I’m trying to use a torch.distributions.multinomial.Multinomial
distribution for a reinforcement learning task. Essentially, my network outputs probabilities over actions, which I want to feed into a Multinomial
and then sample from.
My network output looks something like (locations x objects)
, where each of 5 different object
can be placed in 1 of 10 different locations
. This is all fine and good.
The problem I have is that in different rollouts, I might have a variable number of each object
. So in addition to my (10 x 5)
probs
matrix, I also have a (5,)
objects
vector that’s got how many of each object I have in that scenario. It might look like [2, 3, 1, 0, 6]
where I have 2 of the first object, 3 of the second, etc. In this particular rollout, I’d want to sample from my first distribution over locations
2 times, since I have 2 of that object
.
In the batch_size = 1
scenario, this works great.
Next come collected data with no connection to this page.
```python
BIAS = 1 << 15


def _field_mask(lo, hi):
    a, b = lo + BIAS, hi + BIAS
    return (1 << (a ^ b).bit_length()) - 1


class Bounds:

    def __init__(self, bmax, lo, hi):
        self.bmax, self.lo, self.hi = int(bmax), tuple(int(v) for v in lo), tuple(int(v) for v in hi)
        if min(self.lo) < -BIAS + 64 or max(self.hi) >= BIAS - 64 or self.bmax >= (1 << 15):
            raise L.PccError(f"coordinates out of the 16-bit key range: lo={self.lo} hi={self.hi} batch={self.bmax}")

    def bit_mask(self):
# ... 52 lines not shown
        return self._plan_pending

    def pair_plan(self):
        if not hasattr(self, "_plan"):
            resolve(self.pair_plan_begin())
        return self._plan

    def dense(self):
        out = torch.empty((self.K, self.n_out), dtype=torch.int32, device=self.hdr.device)
        if self.n_out:
            L.call("pcc_map_to_dense", L.ptr(self.hdr), L.ptr(self.nbr), L.ptr(self.rows), self.n_out, self.K,
                   L.ptr(out), L.stream())
        return out


PAIR_MIN_K = 64
PAIR_MAX_DENSITY = 0.5
PAIR_MIN_CIN = 64
COUNT_PAIRS = False
MORTON_MIN_ROWS = 1 << 62
USE_CSR = True
CANON_BY_GRID = True
EXPAND_BY_GRID = True
STRIDE_BY_GRID = True
USE_GRID = True
GRID_MAX_BYTES = 8 << 30
BAND_TILES = True
BAND_MIN_ROWS = 1 << 20
BAND_COUNT = 16
HEAD_FUSED = True


_SET_SERIAL = itertools.count()


class Pending:

    __slots__ = ("counter", "finish", "result", "done", "keys_out", "cap")

    def __init__(self, counter, finish):
        self.counter, self.finish, self.result, self.done = counter, finish, None, False


def resolve(*pendings):
    todo = [p for p in pendings if p is not None and not p.done]
    if todo:
# ... 191 lines not shown
    def _expand_by_grid(self, ksize, ts_out):
        K = ksize ** 3
        _, _, _, words = self._expand_lattice(ksize, ts_out)
        if (USE_CSR and USE_GRID and EXPAND_BY_GRID and self.n > 0 and ksize in (2, 3, 5) and words < (1 << 31)
                and words * 12 <= GRID_MAX_BYTES and self.n * K < (1 << 31)):
            return self.grid()
        return None

    def expand_begin(self, ksize, ts_out, want_csr=True):
        key = ("expand", ksize, ts_out)
        if key in self._derived:
            return _ready(self.expand(ksize, ts_out, want_csr))
        if not self._expand_by_grid(ksize, ts_out):
            return None
        dev = self.device
        lib = L.load()
        ob, cells, h, words = self._expand_lattice(ksize, ts_out)
        m = self.n * ksize ** 3
        bits = torch.empty(words, dtype=torch.int64, device=dev)
        rank = torch.empty(words, dtype=torch.int32, device=dev)
        out = torch.empty(min(m, cells), dtype=torch.int64, device=dev)
        cnt = L.counter()
        ws = L.workspace(lib.pcc_grid_ws_bytes(words), dev)
        L.call("pcc_coords_expand_grid", L.ptr(self.keys), self.n, ksize, h, L.ptr(bits), L.ptr(rank), L.ptr(out),
               L.cptr(cnt), L.ptr(ws), ws.numel(), L.stream())
        entries = ob.bmax + 2 if 0 < ob.bmax <= 10 else 0
        if entries:
            seg_a, seg_b, seg_c = L.counter(4), L.counter(4), L.counter(4)
            L.call("pcc_batch_bounds", L.ptr(out), L.cptr(cnt), 0, entries, L.cptr(seg_a), L.cptr(seg_b), L.cptr(seg_c), L.stream())

        def finish(v):
            segs = None
            if v and isinstance(v[0], (list, tuple)):
                segs = (list(v[1]) + list(v[2]) + list(v[3]))[:entries]
                v = v[0]
            n = int(v[0])
            cs = CoordSet(out[:n].clone() if n < out.numel() // 2 else out, n, ts_out, ob)
            cs._grid = (bits, rank, h)
            cs._on_lattice = self._on_lattice
            if segs is not None:
                cs._derived["segments"] = [int(x) for x in segs]
            self._derived[key] = cs
            if want_csr:
                self._derived[("csr", ksize, ts_out)] = self.csr_for(cs.keys, n, ksize, ts_out)
            return cs
        if ksize == 2 and self.ts == 2 * ts_out and self._on_lattice:
            return _ready(finish([8 * self.n]))
        return Pending([cnt, seg_a, seg_b, seg_c] if entries else cnt, finish)
# ... 118 lines not shown
        self._pcc_chain = chain


def frame_intake(pc):
    n = pc.shape[0]
    keys = torch.empty(n, dtype=torch.int64, device=pc.device)
    feats = torch.empty((n, 4), dtype=torch.float32, device=pc.device)
    out = torch.empty(12, dtype=torch.int32, device=pc.device)
    ws = L.workspace(L.load().pcc_frame_intake_ws_bytes(), pc.device)
    L.call("pcc_frame_intake", L.ptr(pc), n, L.ptr(keys), L.ptr(feats), L.ptr(out), L.ptr(ws), ws.numel(), L.stream())
    v = out.tolist()
    return keys, feats, Bounds(0, v[1:4], [-x for x in v[5:8]]), bool(v[8])


def coords_intake(coords):
    n = coords.shape[0]
    keys = torch.empty(n, dtype=torch.int64, device=coords.device)
    out = torch.empty(12, dtype=torch.int32, device=coords.device)
    ws = L.workspace(L.load().pcc_frame_intake_ws_bytes(), coords.device)
    L.call("pcc_coords_intake_i32", L.ptr(coords), n, L.ptr(keys), L.ptr(out), L.ptr(ws), ws.numel(), L.stream())
    v = out.tolist()
    if v[0] < 0:
        raise L.PccError("negative batch index")
    return keys, Bounds(-v[4], v[1:4], [-x for x in v[5:8]]), bool(v[8])


def coordset_from_coords(coords, tensor_stride, stride_chain=None):
    n = coords.shape[0]
    stride_chain = getattr(coords, "_pcc_chain", stride_chain)
    hint = getattr(coords, "_pcc_hint", None)
    if hint is not None:
        keys, b, canonical = hint[:3]
    elif n > 1 and coords.dtype == torch.int32 and coords.is_contiguous() and coords.data_ptr() % 16 == 0:
        keys, b, canonical = coords_intake(coords)
    else:
        keys = pack_keys(coords)
        b, canonical = bounds_of(coords, canon_keys=keys if n > 1 else None) if n > 1 else (bounds_of(coords), True)
    if n <= 1 or canonical:
        cs = CoordSet(keys, n, tensor_stride, b)
        if stride_chain and n > 1:
            resolve(cs.stride_chain_begin(stride_chain))
        return cs, None, None
    dev = coords.device
    lib = L.load()
    dims = [(b.hi[i] - b.lo[i]) // tensor_stride + 1 for i in range(3)]
    h = (C.c_int32 * 8)(b.lo[0], b.lo[1], b.lo[2], dims[0], dims[1], dims[2], tensor_stride, b.bmax + 1)
    words = lib.pcc_grid_words(h)
    on_lattice = all(v % tensor_stride == 0 for v in b.lo)
    if USE_GRID and CANON_BY_GRID and on_lattice and words < (1 << 31) and words * 12 <= GRID_MAX_BYTES:
        bits = torch.empty(words, dtype=torch.int64, device=dev)
        rank = torch.empty(words, dtype=torch.int32, device=dev)
        ukeys = torch.empty(n, dtype=torch.int64, device=dev)
        first_user = torch.empty(n, dtype=torch.int32, device=dev)
        cnt = L.counter(2)
        ws = L.workspace(lib.pcc_grid_ws_bytes(words), dev)
        L.call("pcc_keys_canonicalize_grid", L.ptr(keys), n, h, L.ptr(bits), L.ptr(rank), L.ptr(ukeys), L.ptr(first_user),
               L.cptr(cnt), L.ptr(ws), ws.numel(), L.stream())
        cs = CoordSet(ukeys, n, tensor_stride, b)
        chain = cs.stride_chain_begin(stride_chain, keys=keys, n_keys=n) if stride_chain else None
        (nu, off_lattice), _ = resolve(Pending(cnt, lambda v: (int(v[0]), int(v[1]))), chain)
        if not off_lattice:
            cs.n = nu
# ... 396 lines not shown
```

I do torch.unbind(probs, dim=-1)
, and then make a list of Multinomials
, with an individual total_count
equal to the corresponding number of objects in my objects
vector, like this:
cats = [torch.distributions.multinomial.Multinomial(total_count = obj, probs=prob) for obj, prob in zip(objects, torch.unbind(probs, dim=-1))]
Or, I can do something like [cat.sample(n) for n, cat in zip(objects, cats)]
, if I instead decide to set total_count
equal to 1 for each object distribution.
However I’m completely stumped on how to handle the situation where my batch_size > 1
. Like, I get an output from my network that’s say, (32 x 10 x 5)
, and I can again make 5 different categories. But since my objects
is now (32 x 5)
, when I slice to say, obejcts[:,0
] I get a slice with a variable number of objects
in it, like: [3, 5, 0, ..., 1]
. And as far as I can tell, I can’t fit a list or vector into either total_counts
or .sample()
.
So, how can I sample from a Multinomial a variable number of times? Ideally, I’d like to put in a (32 x 10
) matrix for my probs
, and then sample a number of times defined by a vector of size (32, )
. I guess, even better, I’d like to be able to pass a (32 x 10 x 5)
probs
matrix, and then pass a sample matrix of size (32 x 1 x 5)
that defines my samples, but I’d take either. Any ideas?